About how to control thread in cuSPARSE

Hello,

I’d like to execute sparse matrix-vector multiplication using CUDA on C++.

I’ve transformed 2d-array ( non-zero element percentage of 63%) to CSR, and utilized that format with that operation.

Specifically, I allocated block per row, made each thread implement element-wise multiplication, and each shared memory (per block) add up that results.

These method looks quite efficient.

all of sudden, I’d like to know whether using specific library of CUDA ( e.g. cuSPARSE) is more efficient.

I don’t know how cuSPARSE implemented SpMV specifically.
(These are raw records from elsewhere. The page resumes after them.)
+template <bool MASK>
+__global__ __launch_bounds__(kBlock) void output_transform4(const float* __restrict__ Y, float* __restrict__ Out, Geom g, int M,
+                                                             const float* __restrict__ shift, int relu,
+                                                             const unsigned* __restrict__ mbits, int w32, unsigned y_bytes,
+                                                             unsigned out_bytes, unsigned bits_bytes) {
+  const int tile = blockIdx.x * kBlock + threadIdx.x;
+  if (!real_tile(g, tile)) return;
+  const int m = blockIdx.y;
+  const __amdgpu_buffer_rsrc_t ry = make_rsrc(Y, y_bytes), ro = make_rsrc(Out, out_bytes);
+  int n, y0, x0;
+  tile_origin<4>(g, tile, n, y0, x0);
+  float t[4][6];
+#pragma unroll
+  for (int b = 0; b < 6; ++b) {
+    float v[6], o[4];
+#pragma unroll
+    for (int a = 0; a < 6; ++a) v[a] = ld(ry, point_offset(g, M, a * 6 + b, m, tile));
+    at4(v[0], v[1], v[2], v[3], v[4], v[5], o);
+#pragma unroll
+    for (int e = 0; e < 4; ++e) t[e][b] = o[e];
+  }
+  const float sh = shift ? ld(make_rsrc(shift, (unsigned)M * 4u), (unsigned)m * 4u) : 0.f;
+  const __amdgpu_buffer_rsrc_t rb = make_rsrc(mbits, MASK ? bits_bytes : 0u);
+#pragma unroll
+  for (int ey = 0; ey < 4; ++ey) {
+    float o[4];
+    at4(t[ey][0], t[ey][1], t[ey][2], t[ey][3], t[ey][4], t[ey][5], o);
+    const int y = y0 + ey * g.ay.d;
+#pragma unroll
+    for (int ex = 0; ex < 4; ++ex) {
+      const int x = x0 + ex * g.ax.d;
+      const bool in = y < g.H && x < g.W;
+      const int rem = y * g.W + x, pix = n * g.HW + rem;
+      float v = o[ex];
+      if (shift) v = v + sh;
+      if (relu) v = fmaxf(v, 0.f);
+      if constexpr (MASK) {
+        const unsigned word = __builtin_amdgcn_raw_buffer_load_b32(rb, in ? out_bits_offset(m, w32, pix) : kOutside, 0, 0);
+        v = (word >> (pix & 31)) & 1u ? v : 0.f;
+      }
+      st(ro, in ? out_offset(g, M, n, m, rem) : kOutside, v);
+    }
+  }
+}
+
+__global__ __launch_bounds__(kBlock) void relu_bits_pack(const float* __restrict__ Out, unsigned* __restrict__ obits, Geom g, int M,
+                                                          int w32, unsigned out_bytes, unsigned bits_bytes) {
+  const int pix = blockIdx.x * kBlock + threadIdx.x;
+  const int m = blockIdx.y;
+  const bool live = pix < g.N * g.HW;
+  const int n = live ? div(pix, g.by_hw) : 0;
+  const float v = ld(make_rsrc(Out, out_bytes), live ? out_offset(g, M, n, m, pix - n * g.HW) : kOutside);
+  const unsigned long long ballot = __builtin_amdgcn_ballot_w64(live && v > 0.f);
+  const int lane = threadIdx.x & 63, wcol = pix >> 5;
+  if ((lane & 31) == 0 && wcol < w32)
+    __builtin_amdgcn_raw_buffer_store_b32((unsigned)(lane ? ballot >> 32 : ballot), make_rsrc(obits, bits_bytes), out_bits_offset(m, w32, pix), 0, 0);
 }
 
 }
@@ -537,3 +647,50 @@
   DASAC_CHECK_LAUNCH("winograd wgrad_finish4");
   return DASAC_OK;
 }
+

how that library ( i mean cuSPARSE ) allocate thread (or block) to improve efficiency of SpMV?

In your view of programmer, what is a more efficient way of SpMV?

Hello.

cuSPARSE-SpMV operates as a black box, and all you can do is peek through NVIDIA’s tool (Nsight Compute) on what kernels it uses underneath. In there, you will see that it uses 2 kernels, with the first one partitioning the work, and the second one doing the heavy computational work, creating a number of threads that is proportional to the number of nonzeros of the matrix.
More specifically, if I recall correctly, in CUDA 12.5 it assigns 5 nonzeros per CUDA thread, and in a previous version (CUDA 11? maybe) it assigned 4 nonzeros per thread.

So if you would like an efficient way to execute SpMV on GPUs for your custom kernel, you should follow the guideline to create threads that are proportional to the number of nonzeros of the matrix. I do not know if the thread block size plays any significant role in all this.

1 Like

Thanks for your quick answer. I didn’t catch an important part. However, because of accuracy issue, i had to have the order of summation deterministic ( not completely but quite ordered). I should think about some consideration…
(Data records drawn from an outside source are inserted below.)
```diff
@@ -598,10 +601,14 @@
     if (rs_dev_env("ICZ_DEV_STAMPS")) {
         if (!g_sk_stamps) ICZ_CHECK_HIP(hipMalloc((void**)&g_sk_stamps, sizeof(unsigned long long) * 32 * 4096));
         a.bias = reinterpret_cast<const float*>(g_sk_stamps);
-        return a.M > 64 ? rs_launch_m128<true>(a, stream) : (nsr == 8 ? rs_launch_k512<true>(a, stream) : rs_launch<4, true>(a, stream));
+        if (a.M > 64) return rs_launch_m128<true>(a, stream);
+        if (nsr == 8) return rs_launch_k512<true>(a, stream);
+        return a.form == GEMM_FORM_NARROW ? rs_launch<4, 1, true>(a, stream) : rs_launch<4, 2, true>(a, stream);
     }
 #endif
-    return a.M > 64 ? rs_launch_m128<false>(a, stream) : (nsr == 8 ? rs_launch_k512<false>(a, stream) : rs_launch<4, false>(a, stream));
+    if (a.M > 64) return rs_launch_m128<false>(a, stream);
+    if (nsr == 8) return rs_launch_k512<false>(a, stream);
+    return a.form == GEMM_FORM_NARROW ? rs_launch<4, 1, false>(a, stream) : rs_launch<4, 2, false>(a, stream);
 }
 
 bool gemm_resident_x3_pair_fits(const GemmArgs& a, const GemmArgs& b) {
```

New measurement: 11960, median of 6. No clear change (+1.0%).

I have some additional question.

  1. what function is used to sum up results per row in cuSPARSE while implementing SpMV using CSR matrix. ???
  2. when using CSR format, a row which doesn’t have non-zero elem can be passed ( by thread ) ??? i think some threads can be wasted…

for example ) A.T @ x = y ( result vector ), where A is a matrix (m x k), x is a vector(k x 1) and y is a vector(m x 1).
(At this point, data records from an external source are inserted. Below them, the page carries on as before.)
__device__ __forceinline__ size_t ita_lstm_plane_index(int b, int k) {
  return ((size_t)(((b >> 5) * 4 + (k >> 6)) * 4 + ((k >> 4) & 3)) * 64 + ((k >> 3) & 1) * 32 + (b & 31)) * 8 + (k & 7);
}
__device__ __forceinline__ float lstm_sigmoid_fast(float x) {
  return __builtin_amdgcn_rcpf(1.0f + __builtin_amdgcn_exp2f(x * -1.44269504088896341f));
}
__device__ __forceinline__ float lstm_tanh_fast(float x) {
  return 1.0f - 2.0f * __builtin_amdgcn_rcpf(__builtin_amdgcn_exp2f(x * 2.88539008177792681f) + 1.0f);
}
struct ItaLstmHeadArgs {
  const float* part; float inv_fold_scale;
  const _Float16 *w0_hi, *w0_lo; float inv_wscale0;
  const float* bias0;
  const _Float16 *w1_hi, *w1_lo, *w2_hi, *w2_lo;
  float inv_wscale1, inv_wscale2;
  const float *bsum1, *bsum2;
  const float *desvel, *quat;
  const float *h_in, *c_in;
  float *h_out, *c_out;
  size_t lstride;
  _Float16 *p1_hi, *p1_lo, *p2_hi, *p2_lo;
  const float *fc_w, *fc_b; float* vel;
  unsigned *cnt, *err;
  int B;
  const int* slots;
};
constexpr int ITA_HEAD_CNT_STRIDE = 64;
constexpr unsigned ITA_HEAD_ERR_TIMEOUT = 1;
constexpr unsigned long long ITA_HEAD_SPIN_TICKS = 200000000ull;
__device__ __forceinline__ f16x8 ita_load_sc1_f16x8(const _Float16* base, int byte_off) {
  return __builtin_bit_cast(f16x8, __builtin_amdgcn_raw_buffer_load_b128(ita_rsrc(base), byte_off, 0, ITA_SC1));
}
__device__ __forceinline__ bool ita_head_poll(unsigned* cnt, unsigned target, unsigned* err) {
  const unsigned long long t0 = wall_clock64();
  while (__hip_atomic_load(cnt, __ATOMIC_RELAXED, __HIP_MEMORY_SCOPE_AGENT) < target) {
    if (wall_clock64() - t0 > ITA_HEAD_SPIN_TICKS) {
      __hip_atomic_fetch_or(err, ITA_HEAD_ERR_TIMEOUT, __ATOMIC_RELAXED, __HIP_MEMORY_SCOPE_AGENT);
      return false;
    }
    __builtin_amdgcn_s_sleep(2);
  }
  return true;
}
template <int NS>
__global__ __launch_bounds__(256, 2) void ita_lstm_head_kernel(const ItaLstmHeadArgs a) {
  __shared__ __attribute__((aligned(16))) float big[32 * 132 + 32 * 36];
  __shared__ __attribute__((aligned(16))) f16x8 hin[2][2][4][2][64];
  __shared__ __attribute__((aligned(16))) _Float16 pub[2][32][8];
  __shared__ unsigned flag;
  float (*hs)[132] = (float (*)[132])big;
  float (*pt)[36] = (float (*)[36])(big + 32 * 132);
  float (*part)[16][64] = (float (*)[16][64])big;
  const int tid = threadIdx.x, lane = tid & 63, wave = __builtin_amdgcn_readfirstlane(tid >> 6);
  const int ft = blockIdx.x >> 4, ut = blockIdx.x & 15, f0 = ft * 32;
  const int r = lane & 31, h = lane >> 5;
  const int B = a.B;
  const int ef = tid >> 3, eu = tid & 7;
  int rh[4], rb0 = min(f0 + r, B - 1), reb = min(f0 + ef, B - 1);
#pragma unroll
  for (int i = 0; i < 4; ++i) rh[i] = min(f0 + 2 * (4 * wave + i) + h, B - 1);
  if (a.slots) {
#pragma unroll
    for (int i = 0; i < 4; ++i) rh[i] = a.slots[rh[i]];
    rb0 = a.slots[rb0];
    reb = a.slots[reb];
  }

  f32x4 pz[NS];
#pragma unroll
  for (int z = 0; z < NS; ++z)
    pz[z] = *(const f32x4*)(a.part + ((size_t)z * B + min(f0 + 8 * wave + (lane >> 3), B - 1)) * 512 + ut * 32 + 4 * (lane & 7));
  f32x4 hv[4];
#pragma unroll
  for (int i = 0; i < 4; ++i) hv[i] = *(const f32x4*)(a.h_in + (size_t)rh[i] * 128 + 4 * r);
  const int b0 = f0 + r, u0 = ut * 8 + 4 * h;
  const size_t sb0 = (size_t)rb0;
  if (wave >= 2) {
    f32x4 hx[2][4][2];
#pragma unroll
    for (int l = 0; l < 2; ++l)
#pragma unroll
      for (int s = 0; s < 4; ++s) {
        const float* src = a.h_in + (l + 1) * a.lstride + sb0 * 128 + 64 * (wave - 2) + 16 * s + 8 * h;
        hx[l][s][0] = *(const f32x4*)src;
        hx[l][s][1] = *(const f32x4*)(src + 4);
      }
    __builtin_amdgcn_sched_barrier(0);
#pragma unroll
    for (int l = 0; l < 2; ++l)
#pragma unroll
      for (int s = 0; s < 4; ++s) {
        f16x8 xh, xl;
#pragma unroll
        for (int j = 0; j < 8; ++j) {
          _Float16 hi, lo;
          split_f16(hx[l][s][j >> 2][j & 3], hi, lo);
          xh[j] = hi;
          xl[j] = lo;
        }
        hin[l][wave - 2][s][0][lane] = xh;
        hin[l][wave - 2][s][1][lane] = xl;
      }
  }
  f16x8 wh[9], wl[9];
  f32x4 q = {0.0f, 0.0f, 0.0f, 0.0f}, ci0 = {0.0f, 0.0f, 0.0f, 0.0f}, bz[4];
  float dv = 0.0f;
  if (wave == 0) {
    const _Float16* wfr_hi = a.w0_hi + ((size_t)ut * 9 * 64 + lane) * 8;
    const _Float16* wfr_lo = a.w0_lo + ((size_t)ut * 9 * 64 + lane) * 8;
#pragma unroll
    for (int s = 0; s < 9; ++s) {
      wh[s] = *(const f16x8*)(wfr_hi + s * 512);
      wl[s] = *(const f16x8*)(wfr_lo + s * 512);
    }
    const int bc = min(b0, B - 1);
    q = *(const f32x4*)(a.quat + (size_t)bc * 4);
    dv = a.desvel[bc];
    ci0 = *(const f32x4*)(a.c_in + sb0 * 128 + u0);
#pragma unroll
    for (int gt = 0; gt < 4; ++gt) bz[gt] = *(const f32x4*)(a.bias0 + gt * 128 + u0);
  }
  const size_t wo = ((size_t)((ut * 4 + wave) * 4) * 64 + lane) * 8;
  f16x8 w1h[4], w1l[4];
#pragma unroll
  for (int s = 0; s < 4; ++s) {
    w1h[s] = *(const f16x8*)(a.w1_hi + wo + 512 * s);
    w1l[s] = *(const f16x8*)(a.w1_lo + wo + 512 * s);
  }
  const int eb = f0 + ef, un = ut * 8 + eu;
  const size_t esb = (size_t)reb;
  const float c1_prev = a.c_in[a.lstride + esb * 128 + un], c2_prev = a.c_in[2 * a.lstride + esb * 128 + un];
  float bs1[4], bs2[4];
#pragma unroll
  for (int gt = 0; gt < 4; ++gt) {
    bs1[gt] = a.bsum1[gt * 128 + un];
    bs2[gt] = a.bsum2[gt * 128 + un];
  }
  __builtin_amdgcn_sched_barrier(0);
  {
    f32x4 ps = pz[0];
#pragma unroll
    for (int z = 1; z < NS; ++z) ps += pz[z];
    *(f32x4*)&pt[8 * wave + (lane >> 3)][4 * (lane & 7)] = ps;
  }
#pragma unroll
  for (int i = 0; i < 4; ++i) *(f32x4*)&hs[2 * (4 * wave + i) + h][4 * r] = hv[i];
  __syncthreads();

  f32x4 hn0 = {0.0f, 0.0f, 0.0f, 0.0f};
  if (wave == 0) {
    f32x16 acc;
#pragma unroll
    for (int e = 0; e < 16; ++e) acc[e] = 0.0f;
    f32x4 xlast0 = {0.0f, 0.0f, 0.0f, 0.0f};
    float xlast1 = 0.0f;
    if (h == 0) {
      xlast0 = (f32x4){dv / 10.0f, q.x, q.y, q.z};
      xlast1 = q.w;
    }
#pragma unroll
    for (int s = 0; s < 9; ++s) {
      f32x4 x0 = xlast0, x1 = {xlast1, 0.0f, 0.0f, 0.0f};
      if (s < 8) {
        x0 = *(const f32x4*)&hs[r][16 * s + 8 * h];
        x1 = *(const f32x4*)&hs[r][16 * s + 8 * h + 4];
      }
      f16x8 xh, xl;
#pragma unroll
      for (int j = 0; j < 8; ++j) {
        const float x = j < 4 ? x0[j & 3] : x1[j & 3];
        const _Float16 hi = (_Float16)x;
        xh[j] = hi;
        xl[j] = (_Float16)(x - (float)hi);
      }
      acc = __builtin_amdgcn_mfma_f32_32x32x16_f16(wl[s], xh, acc, 0, 0, 0);
      acc = __builtin_amdgcn_mfma_f32_32x32x16_f16(wh[s], xl, acc, 0, 0, 0);
      acc = __builtin_amdgcn_mfma_f32_32x32x16_f16(wh[s], xh, acc, 0, 0, 0);
    }
    f32x4 cn;
#pragma unroll
    for (int q = 0; q < 4; ++q) {
      float g[4];
#pragma unroll
      for (int gt = 0; gt < 4; ++gt)
        g[gt] = (pt[r][gt * 8 + 4 * h + q] * a.inv_fold_scale + acc[4 * gt + q] * a.inv_wscale0) + bz[gt][q];
      const float ig = lstm_sigmoid_fast(g[0]), fg = lstm_sigmoid_fast(g[1]), cg = lstm_tanh_fast(g[2]), og = lstm_sigmoid_fast(g[3]);
      const float c = fmaf(fg, ci0[q], ig * cg);
      cn[q] = c;
      hn0[q] = og * lstm_tanh_fast(c);
    }
    if (b0 < B) *(f32x4*)(a.c_out + sb0 * 128 + u0) = cn;
    f16x4 x_hi, x_lo;
#pragma unroll
    for (int q = 0; q < 4; ++q) {
      _Float16 x, y;
      split_f16(hn0[q], x, y); x_hi[q] = x; x_lo[q] = y;
    }
    const int o0 = (int)ita_lstm_plane_index(b0, u0) * 2;
    __builtin_amdgcn_raw_buffer_store_b64(__builtin_bit_cast(u32x2, x_hi), ita_rsrc(a.p1_hi), o0, 0, ITA_SC1);
    __builtin_amdgcn_raw_buffer_store_b64(__builtin_bit_cast(u32x2, x_lo), ita_rsrc(a.p1_lo), o0, 0, ITA_SC1);
  }
  asm volatile("s_waitcnt vmcnt(0)" ::: "memory");
  __syncthreads();
  if (tid == 0) __hip_atomic_fetch_add(a.cnt + ft * ITA_HEAD_CNT_STRIDE, 1u, __ATOMIC_RELAXED, __HIP_MEMORY_SCOPE_AGENT);
  f16x8 w2h[4], w2l[4];
#pragma unroll
  for (int s = 0; s < 4; ++s) {
    w2h[s] = *(const f16x8*)(a.w2_hi + wo + 512 * s);
    w2l[s] = *(const f16x8*)(a.w2_lo + wo + 512 * s);
  }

cf) when i use atomicadd (for summation), computational accuracy decreased. back then, data type of matrix is float32

A typical sparse percentage (i.e. percentage of non-zero values) for cusparse methods to be interesting might be 1% or less.

I don’t think cusparse will be interesting from a performance perspective at 63% non-zero values.

If it were my code, and already had an implementation of “sparse” matrix-vector multiply, and the sparse percentage was 63%, I would probably compare it for performance against cublas<T>gemv, with a dense matrix realization.

1 Like

Hi. I work on cuSPARSE. I agree with everything that’s been said in here. The best SpMV for your matrix is almost-surely going to be a dense GEMV from cuBLAS.

I don’t want to get into the internals of how cuSPARSE SpMV works. The implementation is complicated. If you’re interested in the topic in general, then “spmv load balancing” is a good thing to search for in Google Scholar.

1 Like

Thanks! A few months ago, I employed CUPY… which used more than 40GB memory with 12 of 2d array and some operation…!
So i tried to SpMV to address memeory issue and the speed of computation!
According to your comment, it looks useful to address of my issue( memory & speed ) due to difference of cupy & CUDA(especially in C++), Currently, i don’t know how cupy and CUDA control when implementing matrix-vector multiplication yet. it is sure than i should try some library…!

Thanks for your useful comment. i should try to implement cuBLAS!! Compring with CUPY, it looks like CUDA control memory more efficiently.,! ( IDK specifically how to control )
Anyway, i aprreciate your quick comment.